***** Records to process
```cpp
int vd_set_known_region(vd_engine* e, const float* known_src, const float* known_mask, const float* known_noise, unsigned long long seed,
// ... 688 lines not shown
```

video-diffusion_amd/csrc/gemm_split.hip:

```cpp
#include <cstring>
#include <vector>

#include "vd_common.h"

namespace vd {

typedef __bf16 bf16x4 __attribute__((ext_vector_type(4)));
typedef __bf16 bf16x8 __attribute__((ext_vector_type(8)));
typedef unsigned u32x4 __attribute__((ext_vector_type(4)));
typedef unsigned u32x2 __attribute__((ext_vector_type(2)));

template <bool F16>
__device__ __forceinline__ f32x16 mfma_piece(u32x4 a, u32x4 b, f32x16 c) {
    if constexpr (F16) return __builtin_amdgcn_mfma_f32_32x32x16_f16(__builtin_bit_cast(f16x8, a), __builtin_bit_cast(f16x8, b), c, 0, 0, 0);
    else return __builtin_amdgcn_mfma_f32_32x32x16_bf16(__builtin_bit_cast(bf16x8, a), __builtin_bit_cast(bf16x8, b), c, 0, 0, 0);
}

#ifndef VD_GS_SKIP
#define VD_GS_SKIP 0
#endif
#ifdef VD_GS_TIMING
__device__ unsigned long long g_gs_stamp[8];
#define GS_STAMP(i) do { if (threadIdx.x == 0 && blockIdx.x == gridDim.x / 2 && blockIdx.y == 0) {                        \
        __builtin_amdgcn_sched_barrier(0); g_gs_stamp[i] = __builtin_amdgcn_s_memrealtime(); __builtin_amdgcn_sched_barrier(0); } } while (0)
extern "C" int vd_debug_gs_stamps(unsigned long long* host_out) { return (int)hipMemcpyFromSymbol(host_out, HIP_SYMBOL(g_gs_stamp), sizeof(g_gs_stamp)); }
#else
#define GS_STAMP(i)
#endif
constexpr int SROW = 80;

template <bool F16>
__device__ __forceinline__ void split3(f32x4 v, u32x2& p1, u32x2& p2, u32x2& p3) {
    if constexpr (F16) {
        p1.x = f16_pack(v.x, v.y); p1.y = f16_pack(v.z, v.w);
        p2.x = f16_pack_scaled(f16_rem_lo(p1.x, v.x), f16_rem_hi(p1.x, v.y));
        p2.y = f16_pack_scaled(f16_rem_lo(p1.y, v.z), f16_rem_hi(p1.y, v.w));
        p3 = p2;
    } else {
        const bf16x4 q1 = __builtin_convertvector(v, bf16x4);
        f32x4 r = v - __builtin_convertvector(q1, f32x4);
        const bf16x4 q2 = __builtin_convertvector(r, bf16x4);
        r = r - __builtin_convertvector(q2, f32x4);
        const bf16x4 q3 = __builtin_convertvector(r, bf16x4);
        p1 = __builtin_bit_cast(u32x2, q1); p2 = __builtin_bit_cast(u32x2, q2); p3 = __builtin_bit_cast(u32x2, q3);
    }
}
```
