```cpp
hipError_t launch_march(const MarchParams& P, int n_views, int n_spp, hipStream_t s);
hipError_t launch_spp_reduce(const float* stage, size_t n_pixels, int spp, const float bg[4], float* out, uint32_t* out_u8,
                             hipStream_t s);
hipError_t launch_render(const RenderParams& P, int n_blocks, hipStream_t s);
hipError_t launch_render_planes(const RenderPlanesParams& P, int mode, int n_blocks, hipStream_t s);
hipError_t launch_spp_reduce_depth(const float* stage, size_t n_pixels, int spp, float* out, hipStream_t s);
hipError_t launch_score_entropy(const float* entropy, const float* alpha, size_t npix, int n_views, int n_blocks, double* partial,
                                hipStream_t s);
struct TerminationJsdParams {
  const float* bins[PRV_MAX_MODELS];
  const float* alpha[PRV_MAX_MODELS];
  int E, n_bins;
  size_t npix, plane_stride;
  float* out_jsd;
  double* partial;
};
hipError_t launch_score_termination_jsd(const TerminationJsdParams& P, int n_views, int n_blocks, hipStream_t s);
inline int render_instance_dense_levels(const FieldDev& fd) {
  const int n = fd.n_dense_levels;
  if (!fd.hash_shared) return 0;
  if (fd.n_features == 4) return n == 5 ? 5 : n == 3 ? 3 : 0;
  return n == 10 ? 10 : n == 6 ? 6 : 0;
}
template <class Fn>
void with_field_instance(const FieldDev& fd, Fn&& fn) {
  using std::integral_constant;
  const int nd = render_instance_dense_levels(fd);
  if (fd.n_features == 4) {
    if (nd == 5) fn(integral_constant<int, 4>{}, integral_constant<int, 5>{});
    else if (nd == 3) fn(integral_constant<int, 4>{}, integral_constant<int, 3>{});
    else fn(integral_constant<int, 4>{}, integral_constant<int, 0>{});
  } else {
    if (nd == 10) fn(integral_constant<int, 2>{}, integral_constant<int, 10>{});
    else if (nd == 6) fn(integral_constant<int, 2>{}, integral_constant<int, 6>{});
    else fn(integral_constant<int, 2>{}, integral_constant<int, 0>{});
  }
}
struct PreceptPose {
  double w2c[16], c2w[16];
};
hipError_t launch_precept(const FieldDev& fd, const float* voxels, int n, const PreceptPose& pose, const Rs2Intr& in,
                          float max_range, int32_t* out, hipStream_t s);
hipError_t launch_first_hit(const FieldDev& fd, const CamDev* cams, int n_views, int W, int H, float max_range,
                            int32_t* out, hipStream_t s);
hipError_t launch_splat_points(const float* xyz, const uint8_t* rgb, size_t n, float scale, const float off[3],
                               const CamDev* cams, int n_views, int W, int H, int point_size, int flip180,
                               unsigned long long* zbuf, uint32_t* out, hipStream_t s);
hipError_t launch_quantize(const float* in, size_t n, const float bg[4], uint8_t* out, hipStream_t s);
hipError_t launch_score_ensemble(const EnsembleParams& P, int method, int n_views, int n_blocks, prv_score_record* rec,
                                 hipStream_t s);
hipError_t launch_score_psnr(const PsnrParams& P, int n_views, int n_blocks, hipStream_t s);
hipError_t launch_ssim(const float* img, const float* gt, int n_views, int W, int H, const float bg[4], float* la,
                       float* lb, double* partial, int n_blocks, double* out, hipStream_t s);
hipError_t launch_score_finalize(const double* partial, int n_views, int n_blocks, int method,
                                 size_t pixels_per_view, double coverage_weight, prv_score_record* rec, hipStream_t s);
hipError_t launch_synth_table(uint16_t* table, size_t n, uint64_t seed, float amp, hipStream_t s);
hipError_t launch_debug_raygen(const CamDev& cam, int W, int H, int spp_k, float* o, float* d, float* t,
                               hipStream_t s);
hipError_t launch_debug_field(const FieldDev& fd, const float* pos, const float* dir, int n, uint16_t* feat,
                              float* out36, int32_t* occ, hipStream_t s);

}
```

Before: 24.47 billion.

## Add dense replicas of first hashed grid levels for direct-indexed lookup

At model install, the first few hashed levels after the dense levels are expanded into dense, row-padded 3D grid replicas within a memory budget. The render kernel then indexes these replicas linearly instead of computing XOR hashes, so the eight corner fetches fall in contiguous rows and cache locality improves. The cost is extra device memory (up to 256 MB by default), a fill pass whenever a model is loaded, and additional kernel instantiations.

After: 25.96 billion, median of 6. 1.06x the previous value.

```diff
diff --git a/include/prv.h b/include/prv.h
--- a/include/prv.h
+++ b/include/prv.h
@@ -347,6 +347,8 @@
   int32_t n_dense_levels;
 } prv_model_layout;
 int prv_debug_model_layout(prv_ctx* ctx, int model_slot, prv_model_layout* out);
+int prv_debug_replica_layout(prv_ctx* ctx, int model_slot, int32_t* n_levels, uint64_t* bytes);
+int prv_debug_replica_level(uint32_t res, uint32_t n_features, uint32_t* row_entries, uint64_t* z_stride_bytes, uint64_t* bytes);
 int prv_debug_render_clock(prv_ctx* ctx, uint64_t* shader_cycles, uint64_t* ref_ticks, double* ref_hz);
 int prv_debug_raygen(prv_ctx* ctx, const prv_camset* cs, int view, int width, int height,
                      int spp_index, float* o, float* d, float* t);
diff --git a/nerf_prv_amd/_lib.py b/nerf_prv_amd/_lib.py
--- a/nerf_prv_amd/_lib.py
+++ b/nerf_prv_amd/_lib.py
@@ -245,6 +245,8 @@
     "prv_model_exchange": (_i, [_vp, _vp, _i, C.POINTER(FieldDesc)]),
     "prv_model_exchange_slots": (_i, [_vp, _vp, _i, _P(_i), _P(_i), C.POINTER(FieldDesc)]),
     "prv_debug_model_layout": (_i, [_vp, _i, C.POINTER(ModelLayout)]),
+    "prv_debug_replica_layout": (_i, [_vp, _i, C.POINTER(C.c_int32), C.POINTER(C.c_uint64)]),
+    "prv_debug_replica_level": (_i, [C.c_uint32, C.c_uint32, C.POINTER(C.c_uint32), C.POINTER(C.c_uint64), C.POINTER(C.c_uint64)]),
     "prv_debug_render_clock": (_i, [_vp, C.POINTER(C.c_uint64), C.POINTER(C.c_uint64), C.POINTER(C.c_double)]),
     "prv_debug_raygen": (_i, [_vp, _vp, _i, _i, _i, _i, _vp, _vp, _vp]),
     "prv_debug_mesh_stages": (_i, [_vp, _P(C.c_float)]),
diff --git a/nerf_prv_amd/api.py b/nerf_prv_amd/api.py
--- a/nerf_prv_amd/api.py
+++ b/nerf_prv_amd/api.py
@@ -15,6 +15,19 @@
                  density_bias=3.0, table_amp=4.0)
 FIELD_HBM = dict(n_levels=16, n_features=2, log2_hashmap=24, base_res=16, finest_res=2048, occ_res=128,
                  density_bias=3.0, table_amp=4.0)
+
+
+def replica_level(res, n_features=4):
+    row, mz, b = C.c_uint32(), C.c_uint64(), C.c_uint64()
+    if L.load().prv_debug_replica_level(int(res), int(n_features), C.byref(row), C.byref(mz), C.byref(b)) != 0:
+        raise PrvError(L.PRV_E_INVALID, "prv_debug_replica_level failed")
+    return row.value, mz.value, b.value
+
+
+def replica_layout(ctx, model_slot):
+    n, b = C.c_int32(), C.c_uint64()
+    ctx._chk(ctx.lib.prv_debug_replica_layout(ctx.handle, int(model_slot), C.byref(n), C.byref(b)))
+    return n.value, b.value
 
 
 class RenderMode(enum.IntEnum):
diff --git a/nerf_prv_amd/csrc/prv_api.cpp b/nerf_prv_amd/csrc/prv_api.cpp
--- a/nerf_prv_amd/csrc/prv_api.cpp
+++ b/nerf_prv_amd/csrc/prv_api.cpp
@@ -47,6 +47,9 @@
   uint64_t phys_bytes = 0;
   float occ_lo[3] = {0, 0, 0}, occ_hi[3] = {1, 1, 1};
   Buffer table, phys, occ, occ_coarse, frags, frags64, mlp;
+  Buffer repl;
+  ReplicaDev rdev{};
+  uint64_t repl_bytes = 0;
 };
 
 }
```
**********
***** Records to process
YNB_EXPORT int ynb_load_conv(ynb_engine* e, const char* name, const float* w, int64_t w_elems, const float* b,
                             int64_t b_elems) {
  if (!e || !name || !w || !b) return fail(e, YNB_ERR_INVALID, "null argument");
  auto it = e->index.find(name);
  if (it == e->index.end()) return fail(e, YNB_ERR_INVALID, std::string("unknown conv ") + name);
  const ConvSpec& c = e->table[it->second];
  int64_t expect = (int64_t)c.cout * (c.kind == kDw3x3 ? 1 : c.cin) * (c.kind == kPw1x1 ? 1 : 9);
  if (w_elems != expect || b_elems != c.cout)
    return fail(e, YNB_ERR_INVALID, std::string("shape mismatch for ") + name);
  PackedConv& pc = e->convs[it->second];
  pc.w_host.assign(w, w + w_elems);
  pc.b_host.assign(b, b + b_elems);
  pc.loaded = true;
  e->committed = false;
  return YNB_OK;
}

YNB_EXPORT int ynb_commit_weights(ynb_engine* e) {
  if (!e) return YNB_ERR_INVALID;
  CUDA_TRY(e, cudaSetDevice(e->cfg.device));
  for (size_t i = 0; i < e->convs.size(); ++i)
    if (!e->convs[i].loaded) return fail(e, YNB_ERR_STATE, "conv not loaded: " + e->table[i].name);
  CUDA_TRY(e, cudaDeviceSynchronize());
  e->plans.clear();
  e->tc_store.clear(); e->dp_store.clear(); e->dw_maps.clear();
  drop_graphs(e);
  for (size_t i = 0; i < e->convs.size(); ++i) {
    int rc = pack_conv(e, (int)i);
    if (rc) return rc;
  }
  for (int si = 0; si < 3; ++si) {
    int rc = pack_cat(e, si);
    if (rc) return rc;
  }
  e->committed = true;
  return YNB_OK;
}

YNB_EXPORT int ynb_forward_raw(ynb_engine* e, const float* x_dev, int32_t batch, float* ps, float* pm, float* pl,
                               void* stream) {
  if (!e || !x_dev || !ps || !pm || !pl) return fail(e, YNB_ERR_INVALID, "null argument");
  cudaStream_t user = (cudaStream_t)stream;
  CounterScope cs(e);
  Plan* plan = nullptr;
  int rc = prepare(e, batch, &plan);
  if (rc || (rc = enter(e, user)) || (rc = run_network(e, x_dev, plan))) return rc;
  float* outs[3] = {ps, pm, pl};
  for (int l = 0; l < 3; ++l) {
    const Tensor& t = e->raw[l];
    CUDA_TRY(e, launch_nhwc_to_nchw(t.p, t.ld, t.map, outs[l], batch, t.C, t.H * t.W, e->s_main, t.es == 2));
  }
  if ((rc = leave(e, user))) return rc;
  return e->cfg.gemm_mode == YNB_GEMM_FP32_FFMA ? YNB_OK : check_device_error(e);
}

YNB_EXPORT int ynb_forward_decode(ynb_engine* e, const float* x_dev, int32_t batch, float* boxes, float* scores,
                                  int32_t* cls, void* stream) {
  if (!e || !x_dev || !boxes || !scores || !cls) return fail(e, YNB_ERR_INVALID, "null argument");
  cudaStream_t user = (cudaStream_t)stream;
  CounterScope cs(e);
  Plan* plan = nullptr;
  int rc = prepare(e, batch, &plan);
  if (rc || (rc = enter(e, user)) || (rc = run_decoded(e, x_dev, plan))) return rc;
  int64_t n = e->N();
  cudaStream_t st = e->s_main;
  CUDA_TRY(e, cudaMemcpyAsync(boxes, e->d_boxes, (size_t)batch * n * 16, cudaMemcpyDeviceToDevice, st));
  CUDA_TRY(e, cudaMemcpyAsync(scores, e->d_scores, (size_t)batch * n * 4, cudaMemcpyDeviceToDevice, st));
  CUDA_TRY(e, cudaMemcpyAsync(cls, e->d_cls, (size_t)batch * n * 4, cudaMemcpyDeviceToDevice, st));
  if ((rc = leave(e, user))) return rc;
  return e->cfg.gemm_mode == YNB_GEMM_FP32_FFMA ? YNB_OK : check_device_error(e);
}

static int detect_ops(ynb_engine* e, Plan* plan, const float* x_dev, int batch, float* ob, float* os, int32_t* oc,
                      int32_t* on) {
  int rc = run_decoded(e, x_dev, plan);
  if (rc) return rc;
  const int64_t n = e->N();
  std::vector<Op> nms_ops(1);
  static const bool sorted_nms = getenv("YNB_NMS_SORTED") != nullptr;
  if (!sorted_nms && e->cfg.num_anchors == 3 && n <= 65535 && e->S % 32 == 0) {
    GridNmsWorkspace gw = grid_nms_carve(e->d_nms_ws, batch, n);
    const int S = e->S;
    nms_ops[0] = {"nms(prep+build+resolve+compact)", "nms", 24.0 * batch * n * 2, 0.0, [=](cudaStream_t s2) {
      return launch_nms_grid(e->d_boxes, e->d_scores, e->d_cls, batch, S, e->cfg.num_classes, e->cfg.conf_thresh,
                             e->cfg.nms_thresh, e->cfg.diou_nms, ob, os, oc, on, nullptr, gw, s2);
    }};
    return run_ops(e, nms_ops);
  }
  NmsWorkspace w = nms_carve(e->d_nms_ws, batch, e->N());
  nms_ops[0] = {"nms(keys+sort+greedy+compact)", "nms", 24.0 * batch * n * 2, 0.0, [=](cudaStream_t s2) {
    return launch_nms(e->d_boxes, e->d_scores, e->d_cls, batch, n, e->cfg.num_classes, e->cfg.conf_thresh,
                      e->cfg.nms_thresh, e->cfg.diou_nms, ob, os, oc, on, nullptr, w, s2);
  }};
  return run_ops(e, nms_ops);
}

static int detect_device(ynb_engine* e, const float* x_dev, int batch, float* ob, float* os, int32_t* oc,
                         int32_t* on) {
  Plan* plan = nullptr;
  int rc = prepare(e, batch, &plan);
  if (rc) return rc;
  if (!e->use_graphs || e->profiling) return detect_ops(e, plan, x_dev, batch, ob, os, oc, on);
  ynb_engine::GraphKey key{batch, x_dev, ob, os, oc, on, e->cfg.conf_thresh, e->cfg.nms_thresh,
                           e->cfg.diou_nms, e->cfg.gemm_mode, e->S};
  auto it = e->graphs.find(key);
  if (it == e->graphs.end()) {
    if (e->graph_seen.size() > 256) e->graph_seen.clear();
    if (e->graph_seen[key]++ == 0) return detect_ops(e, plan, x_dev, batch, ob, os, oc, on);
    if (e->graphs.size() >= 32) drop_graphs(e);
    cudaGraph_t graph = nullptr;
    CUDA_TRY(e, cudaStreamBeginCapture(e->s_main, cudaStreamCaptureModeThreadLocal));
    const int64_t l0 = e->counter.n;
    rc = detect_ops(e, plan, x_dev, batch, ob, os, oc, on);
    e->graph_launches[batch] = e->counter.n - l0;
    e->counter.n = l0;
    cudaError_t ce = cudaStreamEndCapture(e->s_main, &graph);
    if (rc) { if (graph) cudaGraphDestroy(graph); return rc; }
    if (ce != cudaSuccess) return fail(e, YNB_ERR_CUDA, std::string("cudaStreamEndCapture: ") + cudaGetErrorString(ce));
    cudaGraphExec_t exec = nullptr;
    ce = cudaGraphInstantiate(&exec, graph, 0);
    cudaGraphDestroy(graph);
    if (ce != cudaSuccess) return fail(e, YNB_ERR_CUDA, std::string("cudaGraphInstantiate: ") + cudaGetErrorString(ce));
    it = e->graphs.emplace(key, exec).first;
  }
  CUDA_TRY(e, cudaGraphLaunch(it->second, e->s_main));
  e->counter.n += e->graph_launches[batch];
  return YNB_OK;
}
**********
*Work order*. Using the records above, restate word for word the lines from the one with "CUDA_TRY(e, cudaDeviceSynchronize());" through the one with "int32_t* cls, void*", both included.

*Response to the exercise*.
  CUDA_TRY(e, cudaDeviceSynchronize());
  e->plans.clear();
  e->tc_store.clear(); e->dp_store.clear(); e->dw_maps.clear();
  drop_graphs(e);
  for (size_t i = 0; i < e->convs.size(); ++i) {
    int rc = pack_conv(e, (int)i);
    if (rc) return rc;
  }
  for (int si = 0; si < 3; ++si) {
    int rc = pack_cat(e, si);
    if (rc) return rc;
  }
  e->committed = true;
  return YNB_OK;
}

YNB_EXPORT int ynb_forward_raw(ynb_engine* e, const float* x_dev, int32_t batch, float* ps, float* pm, float* pl,
                               void* stream) {
  if (!e || !x_dev || !ps || !pm || !pl) return fail(e, YNB_ERR_INVALID, "null argument");
  cudaStream_t user = (cudaStream_t)stream;
  CounterScope cs(e);
  Plan* plan = nullptr;
  int rc = prepare(e, batch, &plan);
  if (rc || (rc = enter(e, user)) || (rc = run_network(e, x_dev, plan))) return rc;
  float* outs[3] = {ps, pm, pl};
  for (int l = 0; l < 3; ++l) {
    const Tensor& t = e->raw[l];
    CUDA_TRY(e, launch_nhwc_to_nchw(t.p, t.ld, t.map, outs[l], batch, t.C, t.H * t.W, e->s_main, t.es == 2));
  }
  if ((rc = leave(e, user))) return rc;
  return e->cfg.gemm_mode == YNB_GEMM_FP32_FFMA ? YNB_OK : check_device_error(e);
}

YNB_EXPORT int ynb_forward_decode(ynb_engine* e, const float* x_dev, int32_t batch, float* boxes, float* scores,
                                  int32_t* cls, void* stream) {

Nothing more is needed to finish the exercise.